Records contained in a dataset
-- -- --

@@ -1277,6 +1417,24 @@
   if (!P || !w || !P->devb || P->comm) return LORB_E_INVALID;
   return dev_build_finish(P->ctx, w, P, 0);
 }
+int ba_plan_update_dev_spec(lorb_ba_plan* P, const lorb_ba_window_dev* w, int obs_hint, bool* speculated) {
+  if (!P || !w || !P->devb || !speculated) return LORB_E_INVALID;
+  *speculated = false;
+  lorb_ctx* ctx = P->ctx;
+  lorb_ba_devbuild& b = *P->devb;
+  if (!spec_allowed(ctx, P)) return dev_build(ctx, w, P);
+  spec_spoil(b);
+  int lerr = 0;
+  LORB_TRY(dev_build_issue(ctx, w, P, &lerr));
+  if (!(b.rb_sorted && b.rb_fuse)) return dev_build_finish(ctx, w, P, lerr);
+  LORB_TRY(dev_spec_issue(ctx, w, P, obs_hint));
+  *speculated = true;
+  return LORB_OK;
+}
+int ba_plan_update_dev_verify(lorb_ba_plan* P, const lorb_ba_window_dev* w, bool* hit) {
+  if (!P || !w || !P->devb || !hit || !P->devb->spec_pending) return LORB_E_INVALID;
+  return dev_spec_verify(P->ctx, w, P, hit);
+}
 void ba_plan_sorted_hint(lorb_ba_plan* P, bool sorted) {
   if (P && P->devb) P->devb->sorted_hint = sorted;
 }
diff --git a/lorb_slam_amd/csrc/lorb_ba_plan.h b/lorb_slam_amd/csrc/lorb_ba_plan.h
--- a/lorb_slam_amd/csrc/lorb_ba_plan.h
+++ b/lorb_slam_amd/csrc/lorb_ba_plan.h
@@ -95,6 +95,7 @@
     int fold = 0;
     bool operator==(const GraphKey& o) const { return memcmp(this, &o, sizeof(GraphKey)) == 0; }
   } gkey;
+  GraphKey skey;
   int grid_pblk = 0, grid_bp = 0;
   int grid_sg = 0;
   bool has_super = false;
diff --git a/lorb_slam_amd/csrc/lorb_internal.h b/lorb_slam_amd/csrc/lorb_internal.h
--- a/lorb_slam_amd/csrc/lorb_internal.h
+++ b/lorb_slam_amd/csrc/lorb_internal.h
@@ -96,6 +96,9 @@
 void ba_plan_sorted_hint(lorb_ba_plan* P, bool sorted);
 int ba_plan_update_dev_issue(lorb_ba_plan* P, const lorb_ba_window_dev* w);
 int ba_plan_update_dev_finish(lorb_ba_plan* P, const lorb_ba_window_dev* w);
+int ba_plan_update_dev_spec(lorb_ba_plan* P, const lorb_ba_window_dev* w, int obs_hint, bool* speculated);
+int ba_plan_update_dev_verify(lorb_ba_plan* P, const lorb_ba_window_dev* w, bool* hit);
+bool ba_plan_solve_key_same(lorb_ba_plan* P);
 void ba_plan_window_counts(const lorb_ba_plan* P, int* n_points, int* n_obs);
 const int* ba_plan_point_offsets(const lorb_ba_plan* P);
 
diff --git a/lorb_slam_amd/csrc/lorb_map.hip b/lorb_slam_amd/csrc/lorb_map.hip
--- a/lorb_slam_amd/csrc/lorb_map.hip
+++ b/lorb_slam_amd/csrc/lorb_map.hip
@@ -277,6 +277,8 @@
   hipEvent_t ev_built = nullptr, ev_app = nullptr;
   bool built = false;
   int n_overlapped = 0;
+  bool spec = false;
+  int n_spec = 0, n_fallback = 0;
   std::vector<void*> allocs;
   ~lorb_map() {
     if (prof && prof_n)
@@ -467,19 +469,25 @@
   return rc;
 }
 
-int map_build_done(lorb_map* M) {
+int map_built_event(lorb_map* M) {
   lorb_ctx* ctx = M->ctx;
-  M->plan_ok = true;
   if (!M->ev_built) LORB_HIP(ctx, hipEventCreateWithFlags(&M->ev_built, hipEventDisableTiming));
   LORB_HIP(ctx, hipEventRecord(M->ev_built, ctx->stream));
   M->built = true;
+  return LORB_OK;
+}
+
+int map_build_done(lorb_map* M) {
+  M->plan_ok = true;
+  LORB_TRY(map_built_event(M));
   LORB_TRY(map_mark(M, 4));
   lorb::ba_plan_window_counts(M->plan, &M->h_P, &M->h_K);
   return LORB_OK;
 }
 
 int map_prepare(lorb_map* M, const lorb_frame_params* frame, const float pose[6], const float Tcw[16], int32_t n,
-                const uint8_t* d_desc, const float* d_x, const float* d_y, const float* d_depth, bool split = false) {
+                const uint8_t* d_desc, const float* d_x, const float* d_y, const float* d_depth, bool split = false,
+                bool may_spec = false) {
   if (!M || !frame || !pose || !Tcw || n < 0) return LORB_E_INVALID;
   lorb_ctx* ctx = M->ctx;
   if (n > M->n_cap) return lorb::set_error(ctx, LORB_E_INVALID, "%d keypoints > the map's max_keypoints %d", n, M->n_cap);
@@ -549,8 +557,38 @@
     if (const int rc = lorb::ba_plan_update_dev_issue(M->plan, &w); rc != LORB_OK) return map_build_fail(M, rc);
     return LORB_OK;
   }
+  if (may_spec && M->built && !M->prof) {
+    const int obs_hint = std::min(M->h_K + n, m.K_cap);
+    if (const int rc = lorb::ba_plan_update_dev_spec(M->plan, &w, obs_hint, &M->spec); rc != LORB_OK) {
+      M->spec = false;
+      return map_build_fail(M, rc);
+    }
+    if (M->spec) {
+      M->n_spec++;
+      return map_built_event(M);
+    }
+    return map_build_done(M);
+  }
   if (const int rc = lorb_ba_plan_update_dev(M->plan, &w); rc != LORB_OK) return map_build_fail(M, rc);
   return map_build_done(M);
+}
+
+int map_spec_verify(lorb_map* M, const lorb_lm_options* opt) {
+  M->spec = false;
+  const lorb_ba_window_dev w = window_of(M);
+  bool hit = false;
+  if (const int rc = lorb::ba_plan_update_dev_verify(M->plan, &w, &hit); rc != LORB_OK) return map_build_fail(M, rc);
+  if (!hit) {
+    M->n_fallback++;
+    if (const int rc = lorb_ba_plan_update_dev(M->plan, &w); rc != LORB_OK) return map_build_fail(M, rc);
+  }
+  M->plan_ok = true;
+  lorb::ba_plan_window_counts(M->plan, &M->h_P, &M->h_K);
+  if (!hit) {
+    LORB_TRY(map_built_event(M));
+    LORB_TRY(lorb_ba_plan_solve(M->plan, opt));
+  }
+  return LORB_OK;
 }
 
 int map_build_finish(lorb_map* M) {
@@ -584,8 +622,13 @@
                       const uint8_t* d_desc, const float* d_x, const float* d_y, const float* d_depth,
                       const lorb_lm_options* opt) {
   if (!M || !opt) return LORB_E_INVALID;
-  LORB_TRY(map_prepare(M, frame, pose, Tcw, n, d_desc, d_x, d_y, d_depth));
-  LORB_TRY(lorb_ba_plan_solve(M->plan, opt));
+  LORB_TRY(map_prepare(M, frame, pose, Tcw, n, d_desc, d_x, d_y, d_depth, false, true));
+  if (const int rc = lorb_ba_plan_solve(M->plan, opt); rc != LORB_OK) {
+    if (!M->spec) return rc;
+    M->spec = false;
+    return map_build_fail(M, rc);
+  }
+  if (M->spec) LORB_TRY(map_spec_verify(M, opt));
   LORB_TRY(map_mark(M, 5));
   return map_finish(M);
 }
@@ -604,9 +647,9 @@
   lorb_ctx* ctx = M->ctx;
   LORB_HIP(ctx, hipMemcpyAsync(M->pinned, M->m.cnt, sizeof(int) * 8, hipMemcpyDeviceToHost, ctx->stream));
   LORB_HIP(ctx, hipStreamSynchronize(ctx->stream));
-  const int32_t v[9] = {M->pinned[0], M->pinned[1], M->t0, M->last_n, M->pinned[3], M->pinned[4], M->pinned[5], M->m.W,
-                        M->n_overlapped};
-  for (int i = 0; i < n && i < 9; ++i) out[i] = v[i];
+  const int32_t v[11] = {M->pinned[0], M->pinned[1], M->t0, M->last_n, M->pinned[3], M->pinned[4], M->pinned[5], M->m.W,
+                         M->n_overlapped, M->n_spec, M->n_fallback};
+  for (int i = 0; i < n && i < 11; ++i) out[i] = v[i];
   return LORB_OK;
 }
 
diff --git a/lorb_slam_amd/runtime.py b/lorb_slam_amd/runtime.py
--- a/lorb_slam_amd/runtime.py
+++ b/lorb_slam_amd/runtime.py
@@ -440,7 +440,7 @@
 class LocalMap:
 
     COUNT_KEYS = ("points", "observations", "t0", "keypoints", "new_points", "new_observations", "matches", "window",
-                  "overlapped_steps")
+                  "overlapped_steps", "speculated_builds", "spec_fallbacks")
 
     def __init__(self, ctx, init, max_points=None, max_obs=None, max_keypoints=4096):
         self.ctx, self._keep = ctx, A.KeepAlive()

-- -- --

*PROBLEM REQUIREMENTS:* Where the word "frame" shows up in a line of the entries above, copy that line.

*ANSWER FOR THIS EXERCISE:*
 int map_prepare(lorb_map* M, const lorb_frame_params* frame, const float pose[6], const float Tcw[16], int32_t n,
   if (!M || !frame || !pose || !Tcw || n < 0) return LORB_E_INVALID;
-  LORB_TRY(map_prepare(M, frame, pose, Tcw, n, d_desc, d_x, d_y, d_depth));
+  LORB_TRY(map_prepare(M, frame, pose, Tcw, n, d_desc, d_x, d_y, d_depth, false, true));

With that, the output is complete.